Your answer should consist only of the lines below from the one with "const u64* splits;" through the one with "f0 = x0 < hi && !mp_pred(A, B, d, x0);", copied exactly.

»»

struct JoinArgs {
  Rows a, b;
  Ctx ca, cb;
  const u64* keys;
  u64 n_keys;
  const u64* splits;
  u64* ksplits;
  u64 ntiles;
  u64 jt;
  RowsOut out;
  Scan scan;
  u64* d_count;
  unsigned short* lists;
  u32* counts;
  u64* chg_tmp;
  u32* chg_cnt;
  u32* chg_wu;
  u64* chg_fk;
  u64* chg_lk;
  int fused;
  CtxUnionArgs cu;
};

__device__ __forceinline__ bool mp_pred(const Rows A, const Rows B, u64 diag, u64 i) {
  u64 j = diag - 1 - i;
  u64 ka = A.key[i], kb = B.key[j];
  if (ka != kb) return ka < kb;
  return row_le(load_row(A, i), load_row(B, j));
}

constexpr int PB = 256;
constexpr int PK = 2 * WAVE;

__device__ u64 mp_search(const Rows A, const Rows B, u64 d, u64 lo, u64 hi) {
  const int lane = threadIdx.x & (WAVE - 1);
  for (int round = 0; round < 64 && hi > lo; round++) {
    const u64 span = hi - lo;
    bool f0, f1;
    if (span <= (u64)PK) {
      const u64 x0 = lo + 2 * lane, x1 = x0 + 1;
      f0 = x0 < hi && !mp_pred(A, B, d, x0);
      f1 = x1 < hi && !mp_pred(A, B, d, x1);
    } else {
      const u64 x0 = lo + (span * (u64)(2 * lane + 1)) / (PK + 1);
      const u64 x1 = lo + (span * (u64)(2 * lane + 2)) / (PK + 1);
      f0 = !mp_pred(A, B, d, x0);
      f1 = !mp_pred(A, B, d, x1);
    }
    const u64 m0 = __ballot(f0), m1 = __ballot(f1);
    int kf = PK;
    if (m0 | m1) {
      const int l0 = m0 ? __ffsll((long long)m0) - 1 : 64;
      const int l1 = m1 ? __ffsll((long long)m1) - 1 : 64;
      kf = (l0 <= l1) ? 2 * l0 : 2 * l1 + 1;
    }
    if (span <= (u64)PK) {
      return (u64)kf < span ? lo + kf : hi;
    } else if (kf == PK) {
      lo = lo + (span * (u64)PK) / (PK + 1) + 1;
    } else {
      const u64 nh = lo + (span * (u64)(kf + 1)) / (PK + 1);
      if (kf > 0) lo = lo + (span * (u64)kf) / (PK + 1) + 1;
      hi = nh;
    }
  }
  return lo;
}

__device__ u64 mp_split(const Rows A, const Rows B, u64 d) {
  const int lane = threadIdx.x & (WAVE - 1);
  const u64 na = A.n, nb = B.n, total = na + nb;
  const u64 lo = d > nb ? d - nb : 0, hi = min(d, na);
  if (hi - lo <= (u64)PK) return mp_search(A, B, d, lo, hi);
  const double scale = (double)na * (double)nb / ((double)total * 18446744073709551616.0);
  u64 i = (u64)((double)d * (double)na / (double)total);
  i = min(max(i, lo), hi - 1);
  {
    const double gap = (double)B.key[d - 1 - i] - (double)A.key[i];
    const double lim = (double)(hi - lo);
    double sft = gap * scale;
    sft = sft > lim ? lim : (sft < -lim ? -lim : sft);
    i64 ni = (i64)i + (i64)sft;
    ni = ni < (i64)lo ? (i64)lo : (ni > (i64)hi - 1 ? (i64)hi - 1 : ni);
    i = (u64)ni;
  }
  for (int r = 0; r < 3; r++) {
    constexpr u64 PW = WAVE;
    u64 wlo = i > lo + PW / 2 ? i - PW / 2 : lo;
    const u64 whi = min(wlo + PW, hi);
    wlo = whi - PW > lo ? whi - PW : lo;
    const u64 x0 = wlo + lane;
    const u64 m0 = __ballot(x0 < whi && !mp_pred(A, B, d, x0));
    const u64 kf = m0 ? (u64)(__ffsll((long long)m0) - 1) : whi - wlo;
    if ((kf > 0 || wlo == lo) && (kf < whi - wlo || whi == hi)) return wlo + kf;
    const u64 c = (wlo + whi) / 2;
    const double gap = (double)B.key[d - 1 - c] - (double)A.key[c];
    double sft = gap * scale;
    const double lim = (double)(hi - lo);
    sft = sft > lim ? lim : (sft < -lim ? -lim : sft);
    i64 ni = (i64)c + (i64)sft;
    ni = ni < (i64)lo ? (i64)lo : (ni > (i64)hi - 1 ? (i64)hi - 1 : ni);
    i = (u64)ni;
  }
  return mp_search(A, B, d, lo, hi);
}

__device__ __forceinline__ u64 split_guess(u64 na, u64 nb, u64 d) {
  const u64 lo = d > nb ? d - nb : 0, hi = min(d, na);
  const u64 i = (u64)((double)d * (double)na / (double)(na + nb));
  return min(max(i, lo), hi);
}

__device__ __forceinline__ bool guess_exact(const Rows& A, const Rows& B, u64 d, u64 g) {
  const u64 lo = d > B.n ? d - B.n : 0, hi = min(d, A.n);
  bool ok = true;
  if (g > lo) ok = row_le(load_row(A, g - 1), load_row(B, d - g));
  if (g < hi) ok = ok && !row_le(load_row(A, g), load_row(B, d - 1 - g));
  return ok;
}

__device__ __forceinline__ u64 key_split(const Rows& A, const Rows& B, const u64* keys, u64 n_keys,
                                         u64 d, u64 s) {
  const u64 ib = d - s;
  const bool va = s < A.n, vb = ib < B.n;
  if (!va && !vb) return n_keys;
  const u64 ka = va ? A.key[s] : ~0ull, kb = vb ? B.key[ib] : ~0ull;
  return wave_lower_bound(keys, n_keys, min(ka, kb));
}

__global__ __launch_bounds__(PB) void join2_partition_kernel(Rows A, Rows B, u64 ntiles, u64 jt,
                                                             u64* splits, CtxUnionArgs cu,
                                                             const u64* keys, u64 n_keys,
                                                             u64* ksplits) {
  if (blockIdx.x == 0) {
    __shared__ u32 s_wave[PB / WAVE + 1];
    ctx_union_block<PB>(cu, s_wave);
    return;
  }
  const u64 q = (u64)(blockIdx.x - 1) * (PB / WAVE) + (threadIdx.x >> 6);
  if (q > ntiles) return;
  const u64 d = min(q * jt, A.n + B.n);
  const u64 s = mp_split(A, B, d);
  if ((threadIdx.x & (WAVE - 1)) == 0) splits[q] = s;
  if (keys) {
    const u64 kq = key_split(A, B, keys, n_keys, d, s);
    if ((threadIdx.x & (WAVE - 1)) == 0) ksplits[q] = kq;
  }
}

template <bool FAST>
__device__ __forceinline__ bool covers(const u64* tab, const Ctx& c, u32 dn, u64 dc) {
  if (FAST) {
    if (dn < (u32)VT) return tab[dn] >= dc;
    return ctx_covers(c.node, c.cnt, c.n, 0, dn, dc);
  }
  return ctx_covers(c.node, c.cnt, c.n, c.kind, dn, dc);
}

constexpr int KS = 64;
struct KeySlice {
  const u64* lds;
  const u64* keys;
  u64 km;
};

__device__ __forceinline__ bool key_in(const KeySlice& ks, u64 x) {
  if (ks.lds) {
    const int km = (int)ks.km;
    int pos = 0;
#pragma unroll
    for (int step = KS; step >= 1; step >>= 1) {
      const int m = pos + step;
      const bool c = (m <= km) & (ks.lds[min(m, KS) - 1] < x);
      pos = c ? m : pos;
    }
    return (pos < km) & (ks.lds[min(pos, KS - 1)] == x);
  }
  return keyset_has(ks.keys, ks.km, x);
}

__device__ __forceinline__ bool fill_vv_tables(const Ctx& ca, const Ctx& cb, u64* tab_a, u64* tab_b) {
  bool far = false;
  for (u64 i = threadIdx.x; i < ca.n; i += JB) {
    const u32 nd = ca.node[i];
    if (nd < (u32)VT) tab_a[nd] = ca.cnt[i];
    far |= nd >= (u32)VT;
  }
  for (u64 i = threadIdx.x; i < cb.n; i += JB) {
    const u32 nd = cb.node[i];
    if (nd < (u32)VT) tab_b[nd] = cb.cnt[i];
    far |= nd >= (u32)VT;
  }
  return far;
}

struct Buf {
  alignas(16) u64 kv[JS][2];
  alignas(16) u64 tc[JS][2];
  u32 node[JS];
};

««
»»

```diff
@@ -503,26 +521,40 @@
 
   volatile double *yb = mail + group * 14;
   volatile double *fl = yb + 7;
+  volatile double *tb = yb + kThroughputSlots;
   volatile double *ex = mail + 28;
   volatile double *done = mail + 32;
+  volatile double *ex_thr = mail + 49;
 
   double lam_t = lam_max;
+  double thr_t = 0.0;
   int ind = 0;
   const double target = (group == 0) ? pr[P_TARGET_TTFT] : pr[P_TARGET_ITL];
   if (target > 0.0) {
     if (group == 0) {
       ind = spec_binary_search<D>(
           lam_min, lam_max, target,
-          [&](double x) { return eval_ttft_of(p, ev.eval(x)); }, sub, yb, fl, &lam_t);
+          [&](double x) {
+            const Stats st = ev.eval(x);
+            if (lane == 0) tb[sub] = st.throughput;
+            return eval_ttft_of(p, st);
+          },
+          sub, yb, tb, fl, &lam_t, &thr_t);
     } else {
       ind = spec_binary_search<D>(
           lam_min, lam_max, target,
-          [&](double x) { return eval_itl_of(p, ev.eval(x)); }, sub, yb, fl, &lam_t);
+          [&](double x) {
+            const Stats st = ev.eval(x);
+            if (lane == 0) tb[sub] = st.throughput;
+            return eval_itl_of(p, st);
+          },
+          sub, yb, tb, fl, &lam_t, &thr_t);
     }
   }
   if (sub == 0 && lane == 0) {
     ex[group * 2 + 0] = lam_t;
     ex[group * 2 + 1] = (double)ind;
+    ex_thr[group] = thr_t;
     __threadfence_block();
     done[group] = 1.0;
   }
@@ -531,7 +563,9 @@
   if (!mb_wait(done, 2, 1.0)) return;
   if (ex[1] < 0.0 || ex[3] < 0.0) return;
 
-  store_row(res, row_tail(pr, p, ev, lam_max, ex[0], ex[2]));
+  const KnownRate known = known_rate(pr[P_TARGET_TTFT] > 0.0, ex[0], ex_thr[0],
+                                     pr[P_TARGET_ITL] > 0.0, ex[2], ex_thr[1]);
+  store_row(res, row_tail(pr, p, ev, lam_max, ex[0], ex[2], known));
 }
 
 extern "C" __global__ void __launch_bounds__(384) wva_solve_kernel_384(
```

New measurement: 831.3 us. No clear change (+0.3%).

««

_WORKED SOLUTION_.
  const u64* splits;
  u64* ksplits;
  u64 ntiles;
  u64 jt;
  RowsOut out;
  Scan scan;
  u64* d_count;
  unsigned short* lists;
  u32* counts;
  u64* chg_tmp;
  u32* chg_cnt;
  u32* chg_wu;
  u64* chg_fk;
  u64* chg_lk;
  int fused;
  CtxUnionArgs cu;
};

__device__ __forceinline__ bool mp_pred(const Rows A, const Rows B, u64 diag, u64 i) {
  u64 j = diag - 1 - i;
  u64 ka = A.key[i], kb = B.key[j];
  if (ka != kb) return ka < kb;
  return row_le(load_row(A, i), load_row(B, j));
}

constexpr int PB = 256;
constexpr int PK = 2 * WAVE;

__device__ u64 mp_search(const Rows A, const Rows B, u64 d, u64 lo, u64 hi) {
  const int lane = threadIdx.x & (WAVE - 1);
  for (int round = 0; round < 64 && hi > lo; round++) {
    const u64 span = hi - lo;
    bool f0, f1;
    if (span <= (u64)PK) {
      const u64 x0 = lo + 2 * lane, x1 = x0 + 1;
      f0 = x0 < hi && !mp_pred(A, B, d, x0);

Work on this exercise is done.